そうでなければ、「あるいは」という認識にならないと思います。
「夜」:
「人の両脇に点を加えた文字」(「脇の下」の意味)と
OK辞典
「月」の象形から、月が脇の下よりも低く落ちた「よる」、「よなか」を
意味する「夜」という漢字が成り立ちました。
「須」:
「顔面にひげのある人」の象形から、
「ひげ」を意味する「須」という漢字が成り立ちました。(また、「需(ス)」に通じ(同じ読みを持つ「需」と同じ意味を持つようになって)、
OK辞典
「待ちうける」の意味も表すようになりました。

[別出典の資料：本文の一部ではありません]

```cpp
int vicgpu_last_kernel_ms(vicgpu_ctx* c, double* ms_per_launch, int* nlaunch) {
  if (!c || !ms_per_launch) return VICGPU_ERR_ARG;
  HIPCHK(c, hipSetDevice(c->device));
  HIPCHK(c, hipStreamSynchronize(c->stream));
  double tot = 0;
  for (int i = 0; i < c->ev_used; i++) {
    float ms = 0;
// ... 725 lines not shown
  if (step0 < 0 || nrecords < 1 || (long long)step0 + (long long)nrecords * ratio > c->chunk_steps || ld < c->dom.ncell) return VICGPU_ERR_ARG;
  HIPCHK(c, hipSetDevice(c->device));
  if (!out || !is_pinned(out) || (cell_err && !is_pinned(cell_err))) return VICGPU_ERR_ARG;
  Records& R = c->rec;
  if (R.ngroup > 0 && ld != c->dom.ncell) return VICGPU_ERR_STATE;
  const size_t nev = (size_t)R.nlane * nrecords;
  if (R.landed.size() < nev) {
    const size_t had = R.landed.size();
    R.landed.resize(nev);
    for (size_t i = had; i < nev; i++) HIPCHK(c, R.landed[i].create(hipEventDisableTiming));
  }
  if (R.ngroup > 0) {
    if (R.reduced.size() < (size_t)nrecords) {
      const size_t had = R.reduced.size();
      R.reduced.resize(nrecords);
      for (size_t i = had; i < (size_t)nrecords; i++) HIPCHK(c, R.reduced[i].create(hipEventDisableTiming));
    }
    if (c->tune.stats && !R.reduce_t0) {
      HIPCHK(c, R.reduce_t0.create());
      HIPCHK(c, R.reduce_t1.create());
    }
    R.join->start(nrecords);
  }
  R.follows = R.last_nrecords > 0;
  R.out = out; R.err = cell_err; R.ld = ld;
  R.last_nrecords = nrecords;
  int r = step_impl(c, step0, nrecords * ratio, ratio);
  if (r == VICGPU_OK) {
    const hipError_t e = hipEventRecord(R.drained, records_stream(c));
    if (e != hipSuccess) { c->err = std::string("hipEventRecord: ") + hipGetErrorString(e); r = VICGPU_ERR_HIP; }
  }
  if (r != VICGPU_OK) {
    HIPIGN(hipStreamSynchronize(c->stream));
    for (FdChunk& ch : c->dom.chunks) HIPIGN(hipStreamSynchronize(ch.stream));
    HIPIGN(hipStreamSynchronize(records_stream(c)));
    R.last_nrecords = 0;
  }
  return r;
}
int vicgpu_run_records(vicgpu_ctx* c, int step0, int nrecords, float* out, int* cell_err) {
  return c ? run_records_impl(c, step0, nrecords, out, cell_err, c->dom.ncell) : VICGPU_ERR_ARG;
}

int vicgpu_records_wait(vicgpu_ctx* c, int k) {
  if (!c) return VICGPU_ERR_ARG;
  const Records& R = c->rec;
  if (R.depth < 1 || R.last_nrecords < 1) return VICGPU_ERR_STATE;
  if (k < -1 || k >= R.last_nrecords) return VICGPU_ERR_ARG;
  HIPCHK(c, hipSetDevice(c->device));
  if (k < 0) { HIPCHK(c, hipEventSynchronize(R.drained)); return VICGPU_OK; }
  if (R.ngroup > 0) { HIPCHK(c, hipEventSynchronize(R.reduced[k])); return VICGPU_OK; }
  for (int lane = 0; lane < R.nlane; lane++) HIPCHK(c, hipEventSynchronize(R.landed[(size_t)lane * R.last_nrecords + k]));
  return VICGPU_OK;
}

}
```

Measured before the change: 4.165 million.

## Defer early-finishing HRUs and glacier pass past first readback; add optional tail stream

```diff
diff --git a/vic_amd/csrc/vic_hru_io.hpp b/vic_amd/csrc/vic_hru_io.hpp
--- a/vic_amd/csrc/vic_hru_io.hpp
+++ b/vic_amd/csrc/vic_hru_io.hpp
@@ -46,6 +46,8 @@
   int* list;
   int* count;
   int list_cap;
+  int* early_list;
+  int* early_count;
   int* hkey;
   double* pimp;
   int* lastexp;
diff --git a/vic_amd/csrc/vic_kernels.hpp b/vic_amd/csrc/vic_kernels.hpp
--- a/vic_amd/csrc/vic_kernels.hpp
+++ b/vic_amd/csrc/vic_kernels.hpp
@@ -171,7 +171,11 @@
   const HruId id = hru_id(a, g);
   if (id.run && id.is_glacier) return;
   if (FIRST && a.valid && a.valid[id.c] != CELL_VALID) { a.hstate[g] = 0; return; }
-  if (FIRST && !id.run) { store_zero_record(a, g); a.hstate[g] = 0; return; }
+  if (FIRST && !id.run) { a.hstate[g] = 0; return; }
+  if (!FIRST && !id.run) {
+    if (a.phase == 1 && !(a.valid && a.valid[id.c] != CELL_VALID)) store_zero_record(a, g);
+    return;
+  }
   if (!FIRST && (a.hstate[g] & HS_STATE) != 2) return;
   CellView cv{a.cell_params, a.ncell, id.c, o.Nnode, o.Nband};
   VegLib vl{a.veglib};
@@ -315,6 +319,10 @@
       pend = true;
       PROF_ADD(14, t_put);
     }
+  } else if constexpr (FIRST) {
+    const int k = atomicAdd(a.early_count, 1);
+    if (k < a.list_cap) a.early_list[k] = g;
+    a.hstate[g] = 0;
   } else {
     PROF_T0(t_end);
     if (more && !sf_end<NN>(o, cv, s3, C, w, L)) err |= VICGPU_CELLERR_SOLVER;
@@ -326,6 +334,28 @@
   PROF_ADD(0, t_stage);
   PROF_WAVE(0);
   PROF_LANE(1);
+}
+
+template <int NN>
+__global__ __launch_bounds__(64) void vic_fd_early(const KArgs a) {
+  const Opt& o = a.o;
+  const int n = *a.early_count < a.list_cap ? *a.early_count : a.list_cap;
+  for (int i = blockIdx.x * 64 + threadIdx.x; i < n; i += gridDim.x * 64) {
+    const int g = a.early_list[i];
+    const HruId id = hru_id(a, g);
+    CellView cv{a.cell_params, a.ncell, id.c, o.Nnode, o.Nband};
+    VegLib vl{a.veglib};
+    Forcing fc{a.forcing, a.snowflag, a.ncell, id.c, o.NR + 1, a.fcol[g], a.ncol};
+    const Soil3 s3 = load_soil3(cv);
+    HruWork<NN> w;
+    StepConst C;
+    SubLoop L;
+    int err = hru_prologue<NN, false>(a, g, id, cv, vl, fc, s3, w, C, false);
+    const bool more = !(err & VICGPU_CELLERR_AERO);
+    if (more) sf_begin<NN>(o, fc, C, w, L);
+    if (more && !sf_end<NN>(o, cv, s3, C, w, L)) err |= VICGPU_CELLERR_SOLVER;
+    hru_epilogue<NN>(a, g, cv, s3, C, w, err, false);
+  }
 }
 
 struct EArgs {
diff --git a/vic_amd/csrc/vic_pipeline.hpp b/vic_amd/csrc/vic_pipeline.hpp
--- a/vic_amd/csrc/vic_pipeline.hpp
+++ b/vic_amd/csrc/vic_pipeline.hpp
@@ -50,7 +50,12 @@
   int list_cap = 0;
   int pend_cap = 0;
   PinnedBuf<int> h_count;
+  DevBuf<int> d_early;
   Stream stream;
+  Stream tail_own;
+  Event tail_ready;
+  Event tail_done;
+  bool tail_pending = false;
   Event done, readback[RB_DEPTH];
   std::string err;
   int status = 0;
@@ -97,6 +102,7 @@
   bool trace_rounds = false;
   bool trace = false;
   bool stats = false;
+  bool tail_stream = false;
   int copy_stage_mb = 256;
 };
 static Tuning read_tuning(int node_solver, int ncell) {
@@ -121,6 +127,7 @@
   t.trace_rounds = getenv("VICGPU_TRACE_ROUNDS") != nullptr;
   t.trace = getenv("VICGPU_TRACE") != nullptr;
   t.stats = getenv("VICGPU_STATS") != nullptr;
+  if (const char* ev = getenv("VICGPU_TAIL_STREAM")) t.tail_stream = atoi(ev) == 1;
   if (const char* ev = getenv("VICGPU_COPY_STAGE_MB")) {
     const int mb = atoi(ev);
     if (mb >= 0 && mb <= 65536) t.copy_stage_mb = mb;
@@ -233,6 +240,8 @@
 
 static int* valid_table(const vicgpu_ctx* c) { return c->dom.valid_live ? c->dom.d_valid.get() : nullptr; }
 
+static hipStream_t chunk_tail(const vicgpu_ctx* c, const FdChunk& ch) { return c->tune.tail_stream ? (hipStream_t)ch.tail_own : (hipStream_t)ch.stream; }
+
 static hipStream_t records_stream(const vicgpu_ctx* c) { return c->rec.dl ? (hipStream_t)c->rec.dl : (hipStream_t)c->stream; }
 
 static void records_report_reduce(vicgpu_ctx* c) {
@@ -288,6 +297,12 @@
   return hipGetLastError();
 }
 
+template <int NN>
+static hipError_t launch_fd_early(const KArgs& ka, int n, hipStream_t st) {
+  hipLaunchKernelGGL((vic_fd_early<NN>), dim3(std::min(std::max((n + 63) / 64, 1), 4096)), dim3(64), 0, st, ka);
+  return hipGetLastError();
+}
+
 using ProfileKernel = void (*)(const PArgs);
 template <int NN>
 constexpr ProfileKernel profile_kernel(bool newton) {
@@ -314,7 +329,8 @@
 }
 
 constexpr int CNT_LIST_STRIDE = 64, CNT_CURSOR = 128, CNT_NPEND = 160, CNT_PREFIX = 192, CNT_STRIPES = 288,
-              CNT_STRIPES_STRIDE = PEND_STRIPES * PEND_CNT_STRIDE, CNT_TOTAL = CNT_STRIPES + 2 * CNT_STRIPES_STRIDE;
+              CNT_STRIPES_STRIDE = PEND_STRIPES * PEND_CNT_STRIDE, CNT_EARLY = CNT_STRIPES + 2 * CNT_STRIPES_STRIDE,
+              CNT_TOTAL = CNT_EARLY + 32;
 static_assert(NBUCKET <= CNT_LIST_STRIDE && CNT_PREFIX + PEND_STRIPES + 1 <= CNT_STRIPES && CNT_STRIPES % 32 == 0, "counter block layout");
 static inline int* cnt_list(int* d_count, int l) { return d_count + l * CNT_LIST_STRIDE; }
 static inline int* cnt_stripes(int* d_count, int l) { return d_count + CNT_STRIPES + l * CNT_STRIPES_STRIDE; }
@@ -389,10 +405,10 @@
 static int fd_step(vicgpu_ctx* c, FdChunk* ch, KArgs ka) {
   const int Nn = c->o.Nnode;
   hipStream_t st = ch->stream;
-  if (c->dom.any_glacier) HIPCHK(ch, NODE_DISPATCH(Nn, launch_hru, ka, st, false, true));
   HIPCHK(ch, hipMemsetAsync(ch->d_count, 0, sizeof(int) * CNT_TOTAL, st));
   int cur = 0;
   ka.phase = 0; ka.list = ch->d_list[cur]; ka.count = cnt_list(ch->d_count, cur); ka.list_cap = ch->list_cap;
+  ka.early_list = ch->d_early; ka.early_count = ch->d_count + CNT_EARLY;
   HIPCHK(ch, NODE_DISPATCH(Nn, launch_fd_stage, ka, c->o.NF > 1, st));
   PArgs pa = profile_args(c, ch);
   EArgs ea = eval_args(c, ch, ka);
@@ -400,6 +416,7 @@
   const int list_thr = (int)((long long)ch->gcount * c->tune.eval_list_pct / 100);
   const int FREE_ROUNDS = 6;
   const int nsub = c->o.NF;
+  int n_early = -1;
   for (int p = 1; p <= nsub; p++) {
     int nmax = ch->gcount;
     int npend = -1;
@@ -445,10 +462,19 @@
         int n = 0;
         for (int b = 0; b < NBUCKET; b++) n += h[rb_list[slot] * CNT_LIST_STRIDE + b];
         const int np = cnt_pending(h, rb_list[slot]);
+        n_early = h[CNT_EARLY];
         if (np == 0) break;
         nmax = n;
         npend = np;
       }
+    }
+    if (p == 1) {
+      if (ch->tail_pending) {
+        HIPCHK(ch, hipStreamWaitEvent(st, ch->tail_done, 0));
+        ch->tail_pending = false;
+      }
+      if (c->dom.any_glacier) HIPCHK(ch, NODE_DISPATCH(Nn, launch_hru, ka, st, false, true));
+      if (n_early != 0) HIPCHK(ch, NODE_DISPATCH(Nn, launch_fd_early, ka, n_early < 0 ? ch->gcount : n_early, st));
     }
     ka.phase = p; ka.list = ch->d_list[cur]; ka.count = cnt_list(ch->d_count, cur);
     HIPCHK(ch, NODE_DISPATCH(Nn, launch_fd_stage, ka, c->o.NF > 1, st));
@@ -573,6 +599,7 @@
   ka.glist = ch->d_glist; ka.gcount = ch->gcount; ka.map = ch->map;
   ca.c0 = ch->c0; ca.ccount = ch->ccount;
   const int lane = (int)(ch - &c->dom.chunks[0]);
+  const hipStream_t tail = chunk_tail(c, *ch);
   for (int s = plan.step0; s < plan.step0 + plan.nsteps; s++) {
     if (plan.records && lane == 0 && s == plan.step0 + plan.nsteps - plan.ratio && s > plan.step0) HIPCHK(ch, hipEventRecord(c->ev[0], ch->stream));
     set_step_inputs(c, ka, s);
@@ -587,11 +614,25 @@
     }
     hipLaunchKernelGGL(vic_cell_reduce, dim3((ch->ccount + 255) / 256), dim3(256), 0, ch->stream, ca);
     HIPCHK(ch, hipGetLastError());
-    if (c->dom.put_on) HIPCHK(ch, launch_put_data(c, ch->stream, ch->c0, ch->ccount, s));
-    if (plan.records && (s - plan.step0 + 1) % plan.ratio == 0) {
-      const int re = records_emit(c, &ch->err, lane, ch->stream, ch->c0, ch->ccount, (s - plan.step0) / plan.ratio);
+    const bool record_end = plan.records && (s - plan.step0 + 1) % plan.ratio == 0;
+    const bool split = tail != (hipStream_t)ch->stream && (c->dom.put_on || record_end);
+    if (split) {
+      HIPCHK(ch, hipEventRecord(ch->tail_ready, ch->stream));
+      HIPCHK(ch, hipStreamWaitEvent(tail, ch->tail_ready, 0));
+    }
+    if (c->dom.put_on) HIPCHK(ch, launch_put_data(c, tail, ch->c0, ch->ccount, s));
+    if (record_end) {
+      const int re = records_emit(c, &ch->err, lane, tail, ch->c0, ch->ccount, (s - plan.step0) / plan.ratio);
       if (re != VICGPU_OK) return re;
     }
+    if (split) {
+      HIPCHK(ch, hipEventRecord(ch->tail_done, tail));
+      ch->tail_pending = true;
+    }
+  }
+  if (ch->tail_pending) {
+    HIPCHK(ch, hipStreamWaitEvent(ch->stream, ch->tail_done, 0));
+    ch->tail_pending = false;
   }
   HIPCHK(ch, hipEventRecord(ch->done, ch->stream));
   return VICGPU_OK;
@@ -705,9 +746,15 @@
       HIPCHK(c, ch.d_fb_count.alloc(NBUCKET + 1));
     }
     HIPCHK(c, ch.h_count.alloc((size_t)CNT_TOTAL * RB_DEPTH));
+    HIPCHK(c, ch.d_early.alloc(gn));
     HIPCHK(c, ch.stream.create());
     HIPCHK(c, ch.done.create(hipEventDisableTiming));
     for (Event& e : ch.readback) HIPCHK(c, e.create(hipEventDisableTiming));
+  }
+  for (FdChunk& ch : d.chunks) {
+    if (c->tune.tail_stream) HIPCHK(c, ch.tail_own.create());
+    HIPCHK(c, ch.tail_ready.create(hipEventDisableTiming));
+    HIPCHK(c, ch.tail_done.create(hipEventDisableTiming));
   }
   return VICGPU_OK;
 }
diff --git a/vic_amd/csrc/vicgpu_api.hip b/vic_amd/csrc/vicgpu_api.hip
--- a/vic_amd/csrc/vicgpu_api.hip
+++ b/vic_amd/csrc/vicgpu_api.hip
@@ -444,7 +444,7 @@
     if (ch.status != VICGPU_OK && status == VICGPU_OK) { status = ch.status; c->err = ch.err; }
   }
   if (status != VICGPU_OK) {
-    for (FdChunk& ch : c->dom.chunks) HIPIGN(hipStreamSynchronize(ch.stream));
+    for (FdChunk& ch : c->dom.chunks) { HIPIGN(hipStreamSynchronize(ch.stream)); HIPIGN(hipStreamSynchronize(chunk_tail(c, ch))); }
     return status;
   }
   for (FdChunk& ch : c->dom.chunks) HIPCHK(c, hipStreamWaitEvent(c->stream, ch.done, 0));
@@ -1236,7 +1236,7 @@
   }
   if (r != VICGPU_OK) {
     HIPIGN(hipStreamSynchronize(c->stream));
-    for (FdChunk& ch : c->dom.chunks) HIPIGN(hipStreamSynchronize(ch.stream));
+    for (FdChunk& ch : c->dom.chunks) { HIPIGN(hipStreamSynchronize(ch.stream)); HIPIGN(hipStreamSynchronize(chunk_tail(c, ch))); }
     HIPIGN(hipStreamSynchronize(records_stream(c)));
     R.last_nrecords = 0;
   }
```

Result: no change. 4.152 million (-0.3%).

)
「夜須」の意味として、「柄に紐を通した大きな印を描いたもの」を探すには、
「夜」が最適であり、「須(ひげ)」の様な線(月明かり?)が必要不可欠と
解釈でき、この人物はもしかしたら、測量に詳しかったのかも知れません。
参照8:漢字の覚え方 爾・尓
神社の表記を見ると「波邇夜須毘賣神」は活発的に行動していますが、
「波邇夜須毘古神」は2つの神社にあるだけです。
「波邇夜須毘賣神」は、
「古事記」→「日本書紀」への表記の変遷を見ることが出来ます。
波邇夜須毘賣神ー波迩夜須毘賣命ー埴夜須毘賣神
上記は、可能性のありそうな変遷を抽出しましたが、
神社の表記には「毘賣」と「比賣」が混在しています。
「毘賣」と「比賣」を同じと考えている人が多いと思いますが、
「神武天皇(俗称)」以降の場面でも、書き分けられて登場します。
その事により、系統が異なると解釈すると、
「波邇夜須毘賣神」と「波邇夜須比売命」は一族の様に見えて違うとも受け取れます。
ただ、「波爾安日子神」・「波爾安日女神」の存在から、
「日子」一族の繋がりも見えるので、本家の血統は「毘賣」ですが、
「比子」一族から養子を取り、その人物に名を継承させたと言う考えも出来ます。
あと、「波邇」→「埴」への変化については、日本書紀編で考察します。